In the past truck and other transport vehicles operated in relative safety at the rear of operations as part of logistical support to the combat units on the front lines and did not require armor or .50-caliber machine guns. In Washington’s “war on terrorism,” U.S. troops must be equipped to fight under conditions where there is no front line, and thus no safe rear lines, Carter said. As part of what the Pentagon calls the “transformation” of the U.S. military, the Department of Defense is spending billions to purchase and develop light-weight and medium-weight armored vehicles that protect against small arms and rocket-propelled grenades. One of them is the Stryker medium-weight armored vehicle that can be deployed by airplane.

At a December 9 meeting of the North Atlantic Treaty Organization the German government joined those of France, Belgium, Luxembourg, Greece, and Spain in refusing to send officers into Iraq to train Iraqi cops and troops. “We will send no German soldiers to Iraq,” said Germany’s foreign minister Joschka Fischer. Since March, however, officers from the German federal investigation office have been training Iraqis in forensics and bomb investigation techniques at a police academy in the United Arab Emirates.

The December 11 International Herald Tribune reported that Washington has declined a similar year-long offer from Paris to train hundreds of Iraqi cops because Paris also insists that the training be done outside Iraq.

Meanwhile, the Australian government announced it will send a logistics team of 50 to Iraq, reported the December 14 issue of The Age. The paper said there are 400 Australian troops in Iraq and 500 more elsewhere in the Middle East.

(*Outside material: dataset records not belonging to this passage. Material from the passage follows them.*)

 #define L2A_STAGE(CA, CB, FA, FB, SOFF, IMM, GF)                                           \
     {                                                                                      \
         _Pragma("unroll") for (int tt = 0; tt < TW; ++tt)                                  \
             FA[tt] = l2a_ldw(rs, voff[tt] + (IMM), (SOFF));                                \
-        _Pragma("unroll") for (int nt = 0; nt < NT; ++nt)                                  \
-            FB[nt] = hin[(nt * HT + (GF)) * 64 + lane];                                    \
-        L2A_STAGE_MFMA(CA, CB)                                                             \
-         \
-        __builtin_amdgcn_sched_group_barrier(0x100, NT, 0);                                \
-        _Pragma("unroll") for (int tt = 0; tt < TW; ++tt) {                                \
-            __builtin_amdgcn_sched_group_barrier(0x008, 4 * NT, 0);                        \
-            __builtin_amdgcn_sched_group_barrier(0x020, 1, 0);                             \
-        }                                                                                  \
-        __builtin_amdgcn_sched_barrier(0);                                                 \
-    }
-
+        L2A_STAGE_REST(CA, CB, FB, GF, TW)                                                 \
+    }
+#define L2A_STAGE_S(CA, CB, FA, FB, SOFF, IMM, GF)                                         \
+    {                                                                                      \
+        int so_ = sb + (SOFF);                                                             \
+        L2A_OPAQUE_S(so_);                                                                 \
+        _Pragma("unroll") for (int tt = 0; tt < TW; ++tt)                                  \
+            FA[tt] = l2a_ldw(rs, lane16 + (IMM), so_ + tt * (HT * 1024));                  \
+        L2A_STAGE_REST(CA, CB, FB, GF, TW)                                                 \
+    }
 #define L2A_PFT_MAX 6
 #define L2A_PFT(TW_, OT_) ((OT_) <= 2 ? ((TW_) < L2A_PFT_MAX ? (TW_) : L2A_PFT_MAX) : ((TW_) < 2 ? (TW_) : 2))
 
 template <int NT, int TW, int TPW, int OT, bool LAST>
 __device__ __forceinline__ void l2a_hidden_gemm(__amdgpu_buffer_rsrc_t rs, __amdgpu_buffer_rsrc_t rsn,
-                                                const int (&voff)[TPW], const int (&voffn)[TPW], int twn,
+                                                int sb, int sbn, int twn,
                                                 int tile0, const f32x4* hin,
                                                 f32x4 (&aA)[TPW], f32x4 (&aB)[TPW],
-                                                f32x4 (&pfO)[TPW][OT], f32x4 (&acc)[NT][TPW], int lane,
+                                                f32x4 (&pfO)[TPW][OT], f32x4 (&acc)[NT][TPW], int lane, int lane16,
                                                 const float* bias_lds, f32x4 (&bias)[TPW], const int (&olane)[OT]) {
     constexpr int HT = L2A_NW * TPW;
     static_assert(HT % 4 == 0, "the k-group pipeline is unrolled by 4");
@@ -103,25 +113,27 @@
 #pragma unroll 1
     for (int g = 0; g < HT - 4; g += 4) {
         const int soff = (g + 2) * 1024;
-        L2A_STAGE(aA, bA, aC, bC, soff, 0, g + 2)
-        L2A_STAGE(aB, bB, aD, bD, soff, 1024, g + 3)
-        L2A_STAGE(aC, bC, aA, bA, soff, 2048, g + 4)
-        L2A_STAGE(aD, bD, aB, bB, soff, 3072, g + 5)
-    }
-    L2A_STAGE(aA, bA, aC, bC, (HT - 2) * 1024, 0, HT - 2)
-    L2A_STAGE(aB, bB, aD, bD, (HT - 2) * 1024, 1024, HT - 1)
+        L2A_STAGE_S(aA, bA, aC, bC, soff, 0, g + 2)
+        L2A_STAGE_S(aB, bB, aD, bD, soff, 1024, g + 3)
+        L2A_STAGE_S(aC, bC, aA, bA, soff, 2048, g + 4)
+        L2A_STAGE_S(aD, bD, aB, bB, soff, 3072, g + 5)
+    }
+    L2A_STAGE_S(aA, bA, aC, bC, (HT - 2) * 1024, 0, HT - 2)
+    L2A_STAGE_S(aB, bB, aD, bD, (HT - 2) * 1024, 1024, HT - 1)
     {
+        int so_ = LAST ? tile0 * 1024 : sbn;
+        L2A_OPAQUE_S(so_);
         if (LAST) {
 #pragma unroll
             for (int tt = 0; tt < L2A_PFT(TW, OT); ++tt)
 #pragma unroll
                 for (int c = 0; c < OT; ++c)
                     if (((tt * OT + c) & 1) == 0)
-                        pfO[tt][c] = l2a_ldw(rsn, olane[c] + (tile0 + tt) * 1024, c * HT * 1024);
+                        pfO[tt][c] = l2a_ldw(rsn, olane[c], so_ + (tt + c * HT) * 1024);
         } else {
 #pragma unroll
             for (int tt = 0; tt < TPW; ++tt)
-                if (tt < twn) aA[tt] = l2a_ldw(rsn, voffn[tt], 0);
+                if (tt < twn) aA[tt] = l2a_ldw(rsn, lane16, so_ + tt * (HT * 1024));
         }
         L2A_STAGE_MFMA(aC, bC)
         __builtin_amdgcn_sched_barrier(0);
@@ -129,17 +141,19 @@
     {
 #pragma unroll
         for (int tt = 0; tt < TW; ++tt) bias[tt] = *reinterpret_cast<const f32x4*>(bias_lds + 16 * tt);
+        int so_ = LAST ? tile0 * 1024 : sbn;
+        L2A_OPAQUE_S(so_);
         if (LAST) {
 #pragma unroll
             for (int tt = 0; tt < L2A_PFT(TW, OT); ++tt)
 #pragma unroll
                 for (int c = 0; c < OT; ++c)
                     if (((tt * OT + c) & 1) == 1)
-                        pfO[tt][c] = l2a_ldw(rsn, olane[c] + (tile0 + tt) * 1024, c * HT * 1024);
+                        pfO[tt][c] = l2a_ldw(rsn, olane[c], so_ + (tt + c * HT) * 1024);
         } else {
 #pragma unroll
             for (int tt = 0; tt < TPW; ++tt)
-                if (tt < twn) aB[tt] = l2a_ldw(rsn, voffn[tt] + 1024, 0);
+                if (tt < twn) aB[tt] = l2a_ldw(rsn, lane16 + 1024, so_ + tt * (HT * 1024));
         }
         L2A_STAGE_MFMA(aD, bD)
         __builtin_amdgcn_sched_barrier(0);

Tokyo also decided to extend the presence of its 600 troops in Iraq for another year, according to the December 10 Japan Today. Prior to the mission in Iraq, Japanese troops had not been sent abroad since the end of World War II. The Japanese rulers are using the deployment in Iraq to strengthen their ability to use their military more effectively around the world.

As U.S. forces and their allies have continued to strike blows at Baathist opponents and their backers in Iraq, more political forces are getting on the bandwagon to participate in upcoming national elections scheduled for January 30. Two of Iraq’s largest Sunni-led political parties—including the Iraqi Islamic Party that led a campaign for six months to postpone the vote—have now registered to run candidates in the elections. This party quit the U.S.-backed interim government in protest over the assault on Fallujah and several of its leaders have been arrested since then on suspicion of supporting the Baathist-led attacks.